When adding new partitions with gpart(8) remember to align them to 4k with -a 4k argument.
# gpart add -t freebsd-zfs -a 4k da0
Next – when initializing the geli(8) encryption layer – make sure you add -s 4096 argument.
# geli init -s 4096 /dev/da0p1
The last thing is ZFS pool creation with proper ashift property – it can not be changed later. On FreeBSD UNIX its done that way:
# sysctl vfs.zfs.min_auto_ashift=12 # zpool create POOL da0 # zdb -C POOL | grep ashift ashift: 12
If you are curious what 12 means then below table will help you:
ASHIFT BLOCKSIZE 9 512b 10 1k 11 2k 12 4k 13 8k
Last but not least is the redundant_metadata option. By default its at all setting but its desired to set it into the most state. Do you need redundant metadata? I think not. When your single drive will fail the redundant metadata would not help and if your ZFS pool have some redundancy level like raidz or mirror then redundant metadata is also not needed because its just ‘normally’ redundant being spread across several disks.
Keep in mind that ZFS resilver process on some of these SMR drives can take forever. Some people from Reddit reported that they successfully resilvered their ZFS pools with SMR drives but that does not have to be the case for all SMR drives out there. You can also check Ars Technica tests of resilver on SMR disks.
Here is the summary of ZFS tunables suggested – you will find in depth description of all of them in the zfsprops(7) man page.
# zfs set redundant_metadata=most POOL # zfs set compression=zstd POOL # zfs set atime=off POOL # zfs set recordsize=1m POOL
In theory the TRIM operations upon deletion would create additional unwanted ‘stress’ for SMR drives which would mean that TRIM operations should be disabled for on non-SSD drives and you can disable them entirely on the ZFS pool level … but.

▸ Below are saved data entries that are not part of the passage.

# NJU-RLC/quadrupedal-agility

Hardware: AMD Instinct MI355X
Metric: env-steps/sec (4096 Go2 envs) + wall-clock to 1k PPO iters, 1/2/4/8 GPU (higher is better)
Workload: dtype f32

## Files before the change

### __graft_entry__.py

```python
import os
import shutil
import subprocess
import sys

ROOT = os.path.dirname(os.path.abspath(__file__))
CSRC = os.path.join(ROOT, "quadrupedal_agility_amd", "csrc")
if ROOT not in sys.path:
    sys.path.insert(0, ROOT)


def _hipcc():
    for cand in (shutil.which("hipcc"), "/opt/rocm/bin/hipcc"):
        if cand and os.path.exists(cand):
            return cand
    raise RuntimeError("hipcc not found")


def _src_hash(srcs):
    import hashlib
    h = hashlib.sha256()
    for s in srcs:
        h.update(os.path.basename(s).encode()); h.update(open(s, "rb").read())
    return h.hexdigest()


def _stale(out, srcs):
    stamp = out + ".srchash"
    if not os.path.exists(out) or not os.path.exists(stamp):
        return True
    return open(stamp).read().strip() != _src_hash(srcs)


HIP_SOURCES = (("qa_sim.hip", ["-fno-slp-vectorize", "-fno-hip-fp32-correctly-rounded-divide-sqrt"]), ("qa_learner.hip", []), ("qa_gemm.hip", []), ("qa_conv.hip", []),
               ("qa_policy.hip", []), ("qa_tsc.hip", ["-ffp-contract=off"]), ("qa_depth.hip", []))
HIP_HEADERS = ("qa_physics.h", "qa_device.h", "qa_go2_model.h", "qa_rewards.h")


def _lib_sources():
    srcs = [os.path.join(CSRC, f) for f, _ in HIP_SOURCES] + [os.path.join(CSRC, f) for f in HIP_HEADERS]
    srcs.append(os.path.join(ROOT, "include", "qa_sim.h"))
    srcs.append(os.path.join(ROOT, "include", "qa_sim_curriculum.h"))
    srcs.append(os.path.join(ROOT, "include", "qa_tsc_curriculum.h"))
    srcs.append(os.path.join(ROOT, "include", "qa_sim_rewards.h"))
    return srcs


def compile_library(out, obj_dir=None):
    base = [_hipcc(), "--offload-arch=gfx950", "-O3", "-std=c++17", "-fPIC"]
    obj_dir = obj_dir or os.path.dirname(out)
    objs = []
    for src, extra in HIP_SOURCES:
        obj = os.path.join(obj_dir, src.replace(".hip", ".o"))
        subprocess.check_call(base + extra + ["-c", os.path.join(CSRC, src), "-o", obj])
        objs.append(obj)
    subprocess.check_call([_hipcc(), "--offload-arch=gfx950", "-shared", "-fPIC", "-o", out] + objs)
    for obj in objs:
        os.remove(obj)


def build():
    srcs = _lib_sources()
    out = os.path.join(CSRC, "libqa_sim.so")
    if os.environ.get("QA_FORCE_REBUILD") == "1" or _stale(out, srcs):
        compile_library(out)
        with open(out + ".srchash", "w") as f:
            f.write(_src_hash(srcs))
    subprocess.check_call(["make", "-C", os.path.join(ROOT, "oracle"), "-s"])
    import quadrupedal_agility_amd
    from quadrupedal_agility_amd import _capi
    lib = _capi.load_library()
    assert lib.qa_abi_version() == _capi.QA_ABI_VERSION
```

TRIM commands issued by the operating system allows SMR HDD internal controller to get the information that certain areas/blocks on that SMR HDD plates are no longer in use. It means that writes to such areas could be performed without slow read-modify-write pattern.
This means we are leaving the autotrim option as on (enabled) for SMR drives.
# zpool autotrim=on POOL
Also – if needed – you can manually trigger the TRIM operations with this command.
# zpool trim POOL # zpool status POOL pool: POOL state: ONLINE scan: scrub repaired 0B in 02:17:22 with 0 errors on Sun May 8 05:18:22 2022 config: NAME STATE READ WRITE CKSUM POOL ONLINE 0 0 0 da0p1.eli ONLINE 0 0 0 (trimming) errors: No known data errors
By default the TRIM commands are executed at 64 rate on FreeBSD. You can limit them to 1 and still have them enabled with following sysctl(8) tunable.
# sysctl vfs.zfs.vdev.trim_max_active=1
If you want to make it survive across reboots then put it into the /etc/sysctl.conf file.
Logic could suggest that simpler/older filesystems such as FreeBSD UFS for example could be more suitable solution for SMR drives … but the reality shows that not so much. Check this Reddit thread for example – Appalling Performance on External USB SMR Drive – to name just one.
Hope this article will help you get most of your SMR drives.